Exercise goal:
Your response should reproduce every line of the entries that contains the word "mask".

Provided records:
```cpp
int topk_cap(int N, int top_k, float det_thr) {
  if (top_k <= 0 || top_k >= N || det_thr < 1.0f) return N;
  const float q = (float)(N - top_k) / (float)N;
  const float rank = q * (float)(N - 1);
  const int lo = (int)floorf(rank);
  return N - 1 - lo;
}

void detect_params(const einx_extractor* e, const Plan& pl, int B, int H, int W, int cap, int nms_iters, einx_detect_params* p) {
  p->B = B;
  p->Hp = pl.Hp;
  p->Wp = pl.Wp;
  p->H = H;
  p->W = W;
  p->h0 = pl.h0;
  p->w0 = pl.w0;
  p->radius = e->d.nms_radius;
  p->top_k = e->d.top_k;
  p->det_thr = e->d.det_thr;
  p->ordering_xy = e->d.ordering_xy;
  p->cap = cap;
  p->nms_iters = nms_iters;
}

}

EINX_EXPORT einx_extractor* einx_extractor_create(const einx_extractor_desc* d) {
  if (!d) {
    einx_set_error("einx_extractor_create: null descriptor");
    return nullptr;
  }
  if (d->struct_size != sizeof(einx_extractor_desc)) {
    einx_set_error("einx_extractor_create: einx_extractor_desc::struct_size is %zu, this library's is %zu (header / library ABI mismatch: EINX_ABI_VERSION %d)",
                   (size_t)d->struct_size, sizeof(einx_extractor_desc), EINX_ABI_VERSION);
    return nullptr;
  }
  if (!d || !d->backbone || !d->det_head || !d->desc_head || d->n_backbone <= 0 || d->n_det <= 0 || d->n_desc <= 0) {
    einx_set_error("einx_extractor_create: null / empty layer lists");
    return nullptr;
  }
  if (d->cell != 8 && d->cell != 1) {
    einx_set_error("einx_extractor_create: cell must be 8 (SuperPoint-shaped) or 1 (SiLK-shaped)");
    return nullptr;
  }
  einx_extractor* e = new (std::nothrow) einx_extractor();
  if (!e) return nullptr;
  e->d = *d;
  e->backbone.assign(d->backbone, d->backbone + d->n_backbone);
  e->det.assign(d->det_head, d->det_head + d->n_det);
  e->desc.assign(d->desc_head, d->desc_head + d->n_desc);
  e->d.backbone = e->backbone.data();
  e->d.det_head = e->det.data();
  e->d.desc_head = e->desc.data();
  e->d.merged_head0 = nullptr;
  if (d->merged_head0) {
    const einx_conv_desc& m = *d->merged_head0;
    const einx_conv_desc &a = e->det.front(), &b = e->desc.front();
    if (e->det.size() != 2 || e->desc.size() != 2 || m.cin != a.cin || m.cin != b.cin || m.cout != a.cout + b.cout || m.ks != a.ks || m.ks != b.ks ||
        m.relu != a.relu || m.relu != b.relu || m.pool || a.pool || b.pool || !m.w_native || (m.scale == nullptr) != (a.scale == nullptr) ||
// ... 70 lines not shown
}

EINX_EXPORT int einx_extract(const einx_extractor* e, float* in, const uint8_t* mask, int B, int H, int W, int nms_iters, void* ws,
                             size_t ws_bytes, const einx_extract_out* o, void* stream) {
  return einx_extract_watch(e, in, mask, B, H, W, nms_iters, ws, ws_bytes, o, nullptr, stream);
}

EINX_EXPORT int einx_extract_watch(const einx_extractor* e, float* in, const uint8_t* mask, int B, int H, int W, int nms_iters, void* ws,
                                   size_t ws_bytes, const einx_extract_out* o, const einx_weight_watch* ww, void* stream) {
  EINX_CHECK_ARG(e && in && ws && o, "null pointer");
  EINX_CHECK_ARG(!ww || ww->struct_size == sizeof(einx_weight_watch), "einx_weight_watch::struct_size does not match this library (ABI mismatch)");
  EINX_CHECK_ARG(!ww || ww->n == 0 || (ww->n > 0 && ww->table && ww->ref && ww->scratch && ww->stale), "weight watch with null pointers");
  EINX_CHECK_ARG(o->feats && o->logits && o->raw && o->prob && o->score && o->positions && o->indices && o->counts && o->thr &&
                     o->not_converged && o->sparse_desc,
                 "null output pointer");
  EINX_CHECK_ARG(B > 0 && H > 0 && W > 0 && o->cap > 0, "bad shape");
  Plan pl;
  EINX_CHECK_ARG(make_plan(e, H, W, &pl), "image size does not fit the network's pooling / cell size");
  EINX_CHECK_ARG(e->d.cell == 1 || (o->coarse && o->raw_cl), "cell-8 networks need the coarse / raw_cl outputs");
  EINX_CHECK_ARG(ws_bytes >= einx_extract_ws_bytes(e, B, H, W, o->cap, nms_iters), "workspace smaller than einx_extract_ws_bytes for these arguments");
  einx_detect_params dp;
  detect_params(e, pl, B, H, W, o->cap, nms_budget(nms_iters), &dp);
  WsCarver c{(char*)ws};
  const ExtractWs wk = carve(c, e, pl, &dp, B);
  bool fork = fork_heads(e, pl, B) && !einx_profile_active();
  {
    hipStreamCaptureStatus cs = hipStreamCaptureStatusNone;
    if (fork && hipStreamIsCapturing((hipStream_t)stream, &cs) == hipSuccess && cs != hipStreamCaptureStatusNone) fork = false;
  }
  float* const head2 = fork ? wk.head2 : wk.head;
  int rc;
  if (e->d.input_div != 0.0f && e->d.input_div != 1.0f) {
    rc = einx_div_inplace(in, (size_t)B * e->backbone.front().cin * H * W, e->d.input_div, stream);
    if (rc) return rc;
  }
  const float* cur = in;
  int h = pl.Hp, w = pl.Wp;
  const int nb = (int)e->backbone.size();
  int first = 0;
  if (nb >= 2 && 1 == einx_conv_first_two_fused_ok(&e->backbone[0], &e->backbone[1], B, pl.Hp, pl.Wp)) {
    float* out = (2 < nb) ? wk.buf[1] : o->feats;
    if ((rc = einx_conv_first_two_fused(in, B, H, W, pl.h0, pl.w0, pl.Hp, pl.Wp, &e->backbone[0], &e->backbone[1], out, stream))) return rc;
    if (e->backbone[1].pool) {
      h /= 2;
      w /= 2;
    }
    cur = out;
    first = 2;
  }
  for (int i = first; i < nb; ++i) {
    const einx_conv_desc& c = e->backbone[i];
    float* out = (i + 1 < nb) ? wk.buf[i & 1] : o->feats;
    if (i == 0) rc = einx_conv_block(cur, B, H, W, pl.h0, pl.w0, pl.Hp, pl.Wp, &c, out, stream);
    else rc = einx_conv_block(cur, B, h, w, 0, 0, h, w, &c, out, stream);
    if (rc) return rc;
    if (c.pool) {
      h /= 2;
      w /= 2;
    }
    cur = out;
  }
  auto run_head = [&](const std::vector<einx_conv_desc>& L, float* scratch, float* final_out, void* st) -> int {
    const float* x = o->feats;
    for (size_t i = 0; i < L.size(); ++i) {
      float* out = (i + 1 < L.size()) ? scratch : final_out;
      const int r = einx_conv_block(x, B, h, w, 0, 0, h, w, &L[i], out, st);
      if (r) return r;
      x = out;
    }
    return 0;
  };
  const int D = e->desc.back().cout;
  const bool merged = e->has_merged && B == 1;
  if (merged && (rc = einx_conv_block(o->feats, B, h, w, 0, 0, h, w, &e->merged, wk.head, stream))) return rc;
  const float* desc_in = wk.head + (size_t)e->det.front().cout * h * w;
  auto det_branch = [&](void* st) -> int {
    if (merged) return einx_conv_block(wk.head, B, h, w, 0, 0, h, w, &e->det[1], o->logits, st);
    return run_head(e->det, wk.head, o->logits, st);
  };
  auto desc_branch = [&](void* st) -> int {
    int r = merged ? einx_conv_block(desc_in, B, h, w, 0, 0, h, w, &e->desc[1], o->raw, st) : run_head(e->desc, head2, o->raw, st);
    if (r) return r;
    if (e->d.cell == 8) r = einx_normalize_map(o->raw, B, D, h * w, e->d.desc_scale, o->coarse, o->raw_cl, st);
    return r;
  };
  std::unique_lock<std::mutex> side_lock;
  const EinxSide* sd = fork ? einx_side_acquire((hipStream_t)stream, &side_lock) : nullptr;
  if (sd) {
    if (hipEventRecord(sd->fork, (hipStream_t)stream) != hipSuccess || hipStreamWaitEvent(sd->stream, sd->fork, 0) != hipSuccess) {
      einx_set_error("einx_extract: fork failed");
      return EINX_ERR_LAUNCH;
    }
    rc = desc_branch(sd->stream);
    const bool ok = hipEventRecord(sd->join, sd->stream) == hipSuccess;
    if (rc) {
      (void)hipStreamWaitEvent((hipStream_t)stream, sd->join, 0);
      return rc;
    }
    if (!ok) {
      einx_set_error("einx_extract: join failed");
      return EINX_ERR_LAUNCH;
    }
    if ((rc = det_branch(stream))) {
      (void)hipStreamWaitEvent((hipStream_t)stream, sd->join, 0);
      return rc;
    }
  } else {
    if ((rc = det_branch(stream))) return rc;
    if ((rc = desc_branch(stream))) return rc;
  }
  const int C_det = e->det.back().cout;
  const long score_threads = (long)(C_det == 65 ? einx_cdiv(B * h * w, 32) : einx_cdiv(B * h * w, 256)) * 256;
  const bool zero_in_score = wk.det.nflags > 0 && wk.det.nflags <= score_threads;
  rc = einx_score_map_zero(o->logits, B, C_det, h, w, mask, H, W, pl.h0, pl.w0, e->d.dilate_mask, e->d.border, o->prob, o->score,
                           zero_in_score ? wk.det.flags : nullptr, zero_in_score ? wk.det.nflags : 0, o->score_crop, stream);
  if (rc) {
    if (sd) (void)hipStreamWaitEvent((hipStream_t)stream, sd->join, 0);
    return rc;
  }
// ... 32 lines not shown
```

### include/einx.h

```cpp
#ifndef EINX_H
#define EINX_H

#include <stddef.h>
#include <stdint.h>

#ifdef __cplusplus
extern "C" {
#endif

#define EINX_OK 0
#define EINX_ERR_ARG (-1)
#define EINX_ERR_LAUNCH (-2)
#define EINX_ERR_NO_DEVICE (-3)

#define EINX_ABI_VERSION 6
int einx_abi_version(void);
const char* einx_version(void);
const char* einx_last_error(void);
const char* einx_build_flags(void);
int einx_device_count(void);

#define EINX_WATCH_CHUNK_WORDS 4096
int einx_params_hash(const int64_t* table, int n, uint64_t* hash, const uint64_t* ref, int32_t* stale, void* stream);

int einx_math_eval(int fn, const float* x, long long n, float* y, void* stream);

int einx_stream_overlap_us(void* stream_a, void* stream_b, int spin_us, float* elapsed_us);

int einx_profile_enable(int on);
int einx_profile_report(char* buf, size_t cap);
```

Response:
EINX_EXPORT int einx_extract(const einx_extractor* e, float* in, const uint8_t* mask, int B, int H, int W, int nms_iters, void* ws,
  return einx_extract_watch(e, in, mask, B, H, W, nms_iters, ws, ws_bytes, o, nullptr, stream);
EINX_EXPORT int einx_extract_watch(const einx_extractor* e, float* in, const uint8_t* mask, int B, int H, int W, int nms_iters, void* ws,
  rc = einx_score_map_zero(o->logits, B, C_det, h, w, mask, H, W, pl.h0, pl.w0, e->d.dilate_mask, e->d.border, o->prob, o->score,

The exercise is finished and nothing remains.